• [Problem to work on] Return all lines of the records that contain the word "csrc".

[Records from a data collection]
[Start of Attachment]

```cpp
AGX_DEV void predict_velocities(Ctx& c) {
  float* L = c.lds; float* A = L + L_ARENA; const int lane = c.lane, n = c.ndof; const float dt = c.dt;
  for (int k = lane; k < 128; k += 64) L[L_VEL + k] = 0.f;
  wave_sync();
  if (lane < n) L[L_VEL + lane] = L[L_ST + c.s_qd + lane] + dt * A[A_QDD + lane];
  if (lane < c.nfree) {
    const int b = lane, o = n + 6 * b; const float* r = L + L_ST + c.s_free + 13 * b;
    v3 v = ld3(r + 7), w = ld3(r + 10);
    float kl = PRM(c, AGX_P_LIN_DAMP), ka = PRM(c, AGX_P_ANG_DAMP);
    float sl = kl + kl * sqrtf(dot(v, v)), sa = ka + ka * sqrtf(dot(w, w));
    v3 g = mk3(0, 0, FBF(c, b, AGX_F_GRAVITY));
    st3(L + L_VEL + o, v + dt * (g - sl * v));
    m3 R = ldm3(L + L_FREER + 9 * b), Ii = ldm3(L + L_FIINV + 9 * b);
    v3 wl = tmul(R, w);
    v3 Iw = mul(R, mk3(FBF(c, b, AGX_F_INERTIA) * wl.x, FBF(c, b, AGX_F_INERTIA + 1) * wl.y, FBF(c, b, AGX_F_INERTIA + 2) * wl.z));
    v3 acc = mul(Ii, -cross(w, Iw));
    st3(L + L_VEL + o + 3, w + dt * (acc - sa * w));
  }
  wave_sync();
}

AGX_DEV v3 point_velocity(const Ctx& c, int code, v3 x) {
  const float* L = c.lds;
  if (code >= 0 && code < AGX_BODY_ROBOT_BASE) {
    float sv[6] = {0, 0, 0, 0, 0, 0};
    for (int d = code; d >= 0; d = RBI(c, d, AGX_R_PARENT)) { float q = L[L_VEL + d]; for (int k = 0; k < 6; k++) sv[k] += L[L_S + 6 * d + k] * q; }
    v3 xr = x - ld3(L + L_MISC + M_REF);
    return mk3(sv[3], sv[4], sv[5]) + cross(mk3(sv[0], sv[1], sv[2]), xr);
  } else if (code >= AGX_BODY_FREE0 && code < AGX_BODY_HUMAN0) {
    int b = code - AGX_BODY_FREE0, o = c.ndof + 6 * b;
    v3 r = x - ld3(L + L_ST + c.s_free + 13 * b);
    return ld3(L + L_VEL + o) + cross(ld3(L + L_VEL + o + 3), r);
  }
  return mk3(0, 0, 0);
}

}
```

### assistive_gym_amd/csrc/agx_env.h

```cpp
#pragma once

namespace agx {

AGX_DEV void integrate(Ctx& c, const float* gvel, float dv0, float dv1) {
  float* L = c.lds; const int lane = c.lane, n = c.ndof; const float dt = c.dt;
  L[L_VEL + lane] = gvel[lane] + dv0;
  L[L_VEL + lane + 64] = gvel[lane + 64] + dv1;
  wave_sync();
  if (lane < n) {
    const int d = lane;
    float qd = L[L_VEL + d], q = L[L_ST + c.s_q + d] + dt * qd;
    if (c.hooks && (RBI(c, d, AGX_R_KIND) & 5) == 1 && !FROZEN(c, d)) {
      const float lo = DLO(c, d), hi = DHI(c, d);
      if (q < lo - AGX_LIMIT_EPS) { q = lo; qd = 0.f; } else if (q > hi + AGX_LIMIT_EPS) { q = hi; qd = 0.f; }
    }
    L[L_ST + c.s_qd + d] = qd; L[L_ST + c.s_q + d] = q;
  }
  if (lane < c.nfree) {
    const int b = lane, o = n + 6 * b; float* r = L + L_ST + c.s_free + 13 * b;
    v3 v = ld3(L + L_VEL + o), w = ld3(L + L_VEL + o + 3);
    st3(r + 7, v); st3(r + 10, w); st3(r, ld3(r) + dt * v);
    float wn = sqrtf(dot(w, w)), th = wn * dt; float dq[4];
    if (th > 1e-12f) { float sc = sinf(0.5f * th) / wn; dq[0] = w.x * sc; dq[1] = w.y * sc; dq[2] = w.z * sc; dq[3] = cosf(0.5f * th); }
    else { dq[0] = 0.5f * dt * w.x; dq[1] = 0.5f * dt * w.y; dq[2] = 0.5f * dt * w.z; dq[3] = 1.f; }
// ... 480 lines not shown
  float dv0 = 0.f, dv1 = 0.f;
  bool solved = false;
  if constexpr (LVW_COMPILED) { if (lvw_eligible(c, lds_words)) solved = pgs_lvw(c, lds, lds_words, dv0, dv1); }
  if constexpr (LVS_COMPILED) { if (!solved && lvs_eligible(c, lds_words)) { pgs_lvs(c, lds, lds_words, dv0, dv1); solved = true; } }
  if (!solved) {
    const bool rowspace = RS_MAX_ROWS > 0 && c.nrows <= RS_MAX_ROWS && c.nv <= 64 && c.nv <= RS_NVP && c.nrows > 0 && c.nent <= SOLVE_LDS_PAIRS;
    { const int np = c.nent < SOLVE_LDS_PAIRS ? c.nent : SOLVE_LDS_PAIRS;
      const f2* src = (const f2*)scr.ent; f2* dst = (f2*)(lds + L_SOLVE_ENT);
      for (int k = lane; k < np; k += 64) dst[k] = src[k]; }
    wave_sync();
    if (!(rowspace && pgs_rowspace(c, lds + L_SOLVE_ENT, dv0, dv1))) pgs(c, dv0, dv1);
  }
  warm_remember(c, scr, lane);
  const long long t1 = gdebug ? wave_clock() : 0;
  solve_tail(c, gstate, scr, sw, phase, dv0, dv1);
  if (gdebug && lane == 0) { gdebug[DBG_TIME + 5] = (float)(t1 - t0); gdebug[DBG_TIME + 6] = (float)(wave_clock() - t1); }
}

AGX_DEV void observe_dressing(const Ctx& c, float cloth_force_sum, float robot_force, float* gobs);
AGX_DEV void env_observe(const uint32_t* blob, float* gstate, float* gobs, float* lds, int lane) {
  Ctx c; ctx_init(c, blob, lds, lane);
  load_env(c, gstate, c.bi[AGX_H_STATE_WORDS]);
  kinematics(c); update_target(c);
  if constexpr (TASK == AGX_TASK_BED_BATHING) observe_bed(c, 0.f, 0.f, 0.f, gobs);
  else if constexpr (TASK == AGX_TASK_SCRATCH_ITCH) observe_scratch(c, 0.f, 0.f, 0.f, gobs);
  else if constexpr (TASK == AGX_TASK_DRESSING) observe_dressing(c, c.lds[L_ST + c.bi[AGX_H_S_TASK] + AGX_DR_FORCE_SUM], 0.f, gobs);
  else if constexpr (TASK == AGX_TASK_ARM_MANIPULATION) observe_arm(c, 0.f, 0.f, 0.f, 0.f, 0.f, gobs);
  else observe(c, 0.f, 0.f, gobs);
}

AGX_DEV float frame_speed(const Ctx& c, int link, v3 p) {
  const float* L = c.lds;
  float sv[6] = {0, 0, 0, 0, 0, 0};
  for (int d = link; d >= 0; d = RBI(c, d, AGX_R_PARENT)) { float qd = L[L_ST + c.s_qd + d]; for (int j = 0; j < 6; j++) sv[j] += L[L_S + 6 * d + j] * qd; }
  v3 xr = p - ld3(L + L_MISC + M_REF);
  v3 v = mk3(sv[3], sv[4], sv[5]) + cross(mk3(sv[0], sv[1], sv[2]), xr);
  return sqrtf(dot(v, v));
}
AGX_DEV float ee_speed_of(const Ctx& c) { return frame_speed(c, TKI(c, AGX_T_EE_LINK), ld3(c.lds + L_MISC + M_EEP)); }

AGX_DEV void env_finish_bed(const uint32_t* blob, float* gstate, const float* gaction, float* gscratch, float* gobs, float* greward, uint8_t* gdone,
                            float* ginfo, float* lds, int lane) {
  Ctx c; ctx_init(c, blob, lds, lane);
  float* L = c.lds; int* Li = c.ldsi;
  const int sw = c.bi[AGX_H_STATE_WORDS], act_dim = c.bi[AGX_H_ACT_DIM];
  Scratch scr = scratch_of(gscratch);
  c.ncon = scr.meta[META_NCON]; c.nrows = scr.meta[META_NROWS]; c.first_normal = scr.meta[META_NNC]; c.nqpt = scr.meta[META_NQPT];
  load_env(c, gstate, sw);
  float an2 = 0.f;
  for (int k = 0; k < act_dim; k++) an2 += gaction[k] * gaction[k];
  wave_sync();
  kinematics(c);
  float rf = 0.f, tf = 0.f, thf = 0.f, pf = 0.f;
  if (lane < c.ncon) {
    const float* k = scr.con + CON_STRIDE * lane; const int* ki = (const int*)k;
    const int ca = ki[C_CA], cb = ki[C_CB], ta = CLI(c, ca, AGX_C_TAG), tb = CLI(c, cb, AGX_C_TAG);
    const float f = k[C_LAM] / c.dt;
    const bool human = ta == AGX_TAG_HUMAN || tb == AGX_TAG_HUMAN, tool = ta == AGX_TAG_TOOL || tb == AGX_TAG_TOOL, robot = ta == AGX_TAG_ROBOT || tb == AGX_TAG_ROBOT;
    if (tool) tf = f;
    if (human && robot) rf = f;
    if (human && tool) { thf = f; const int tc = ta == AGX_TAG_TOOL ? ca : cb; if (TKI(c, AGX_T_PAD_LINK) >> (CLI(c, tc, AGX_C_LINK) + 1) & 1) pf = f; }
  }
  const float robot_f = wave_sum(rf), tool_f = wave_sum(tf), pad_f = wave_sum(pf), total_f = robot_f + wave_sum(thf);
  observe_bed(c, tool_f, total_f, pad_f, gobs);
  int success = Li[L_ST + c.s_env + AGX_E_TASK_SUCCESS];
  const int s_task = c.bi[AGX_H_S_TASK];
  int new_points = 0;
// ... 577 lines not shown
```

### assistive_gym_amd/csrc/agx_gjk.h

```cpp
#pragma once

struct gjk_shape {
  const float* v;
  int n;
  m3 R;
  v3 p;
  v3 c;
  bool box;
  v3 lo, hi;
};

AGX_DEV float gjk_dot3(float x, float y, float z, v3 d) { return fmaf(z, d.z, fmaf(y, d.y, x * d.x)); }
AGX_DEV v3 gjk_local_dir(const m3& R, v3 d) {
  return mk3(fmaf(R.a[6], d.z, fmaf(R.a[3], d.y, R.a[0] * d.x)), fmaf(R.a[7], d.z, fmaf(R.a[4], d.y, R.a[1] * d.x)), fmaf(R.a[8], d.z, fmaf(R.a[5], d.y, R.a[2] * d.x)));
}
AGX_DEV v3 gjk_vertex0(const gjk_shape& s) {
  if (s.box) return s.lo;
  return mul(s.R, mk3(s.v[0], s.v[1], s.v[2])) + s.p;
}
#ifndef AGX_GJK_SCAN_WIDE
#define AGX_GJK_SCAN_WIDE 2
#endif
#if AGX_GJK_SCAN_WIDE != 0 && AGX_GJK_SCAN_WIDE != 2
#error "AGX_GJK_SCAN_WIDE: 0 or 2"
#endif
#ifndef AGX_GJK_SCAN_ONE
#define AGX_GJK_SCAN_ONE 1
#endif

AGX_DEV v3 gjk_support(const gjk_shape& s, v3 d) {
  if (s.box) {
    v3 best = s.lo; float bd = dot(s.lo, d);
    for (int q = 1; q < 8; q++) {
      v3 c = mk3((q & 4) ? s.hi.x : s.lo.x, (q & 2) ? s.hi.y : s.lo.y, (q & 1) ? s.hi.z : s.lo.z);
      float t = dot(c, d);
      if (t > bd) { bd = t; best = c; }
    }
    return best;
  }
  const v3 dl = gjk_local_dir(s.R, d);
  const float* V = s.v;
#if AGX_GJK_SCAN_WIDE
  const int last = s.n - 1;
  float bd = -3.0e38f; int best = 0;
#define GJK_LDV(j, kk) const int i##j = (kk) < last ? (kk) : last; const float x##j = V[3 * i##j], y##j = V[3 * i##j + 1], z##j = V[3 * i##j + 2];
#define GJK_CMP(j) { const float t = gjk_dot3(x##j, y##j, z##j, dl); if (t > bd) { bd = t; best = i##j; } }
  int k = 0;
#if AGX_GJK_SCAN_ONE
  if (s.n > 1)
#endif
  {
  for (; s.n - k > 4; k += 8) {
    GJK_LDV(0, k) GJK_LDV(1, k + 1) GJK_LDV(2, k + 2) GJK_LDV(3, k + 3) GJK_LDV(4, k + 4) GJK_LDV(5, k + 5) GJK_LDV(6, k + 6) GJK_LDV(7, k + 7)
    GJK_CMP(0) GJK_CMP(1) GJK_CMP(2) GJK_CMP(3) GJK_CMP(4) GJK_CMP(5) GJK_CMP(6) GJK_CMP(7)
  }
  if (k < s.n) {
    GJK_LDV(0, k) GJK_LDV(1, k + 1) GJK_LDV(2, k + 2) GJK_LDV(3, k + 3)
    GJK_CMP(0) GJK_CMP(1) GJK_CMP(2) GJK_CMP(3)
  }
  }
// ... 121 lines not shown
    if (!any) return true;
  }
  const bool k0 = l[0] > 0, k1 = l[1] > 0, k2 = l[2] > 0, k3 = l[3] > 0;
  const int c0 = k0 ? 1 : 0, c1 = c0 + (k1 ? 1 : 0), c2 = c1 + (k2 ? 1 : 0), cnt = c2 + (k3 ? 1 : 0);
  const int i0 = k0 ? 0 : (k1 ? 1 : (k2 ? 2 : 3));
  const int i1 = (k1 && c1 == 2) ? 1 : ((k2 && c2 == 2) ? 2 : 3);
  const int i2 = (k2 && c2 == 3) ? 2 : 3;
  const gjk_pt q0 = gjk_sel(i0, s.p0, s.p1, s.p2, s.p3), q1 = gjk_sel(i1, s.p0, s.p1, s.p2, s.p3), q2 = gjk_sel(i2, s.p0, s.p1, s.p2, s.p3);
  const float m0 = gjk_self(i0, l[0], l[1], l[2], l[3]), m1 = gjk_self(i1, l[0], l[1], l[2], l[3]), m2 = gjk_self(i2, l[0], l[1], l[2], l[3]);
  s.p0 = q0; s.p1 = q1; s.p2 = q2;
  s.l0 = m0; s.l1 = cnt > 1 ? m1 : 0.f; s.l2 = cnt > 2 ? m2 : 0.f; s.l3 = 0.f;
  s.n = cnt;
  v = s.l0 * s.p0.w;
  if (cnt > 1) v = v + s.l1 * s.p1.w;
  if (cnt > 2) v = v + s.l2 * s.p2.w;
  return false;
}
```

[End of Attachment]

• [Your response]
### assistive_gym_amd/csrc/agx_env.h
### assistive_gym_amd/csrc/agx_gjk.h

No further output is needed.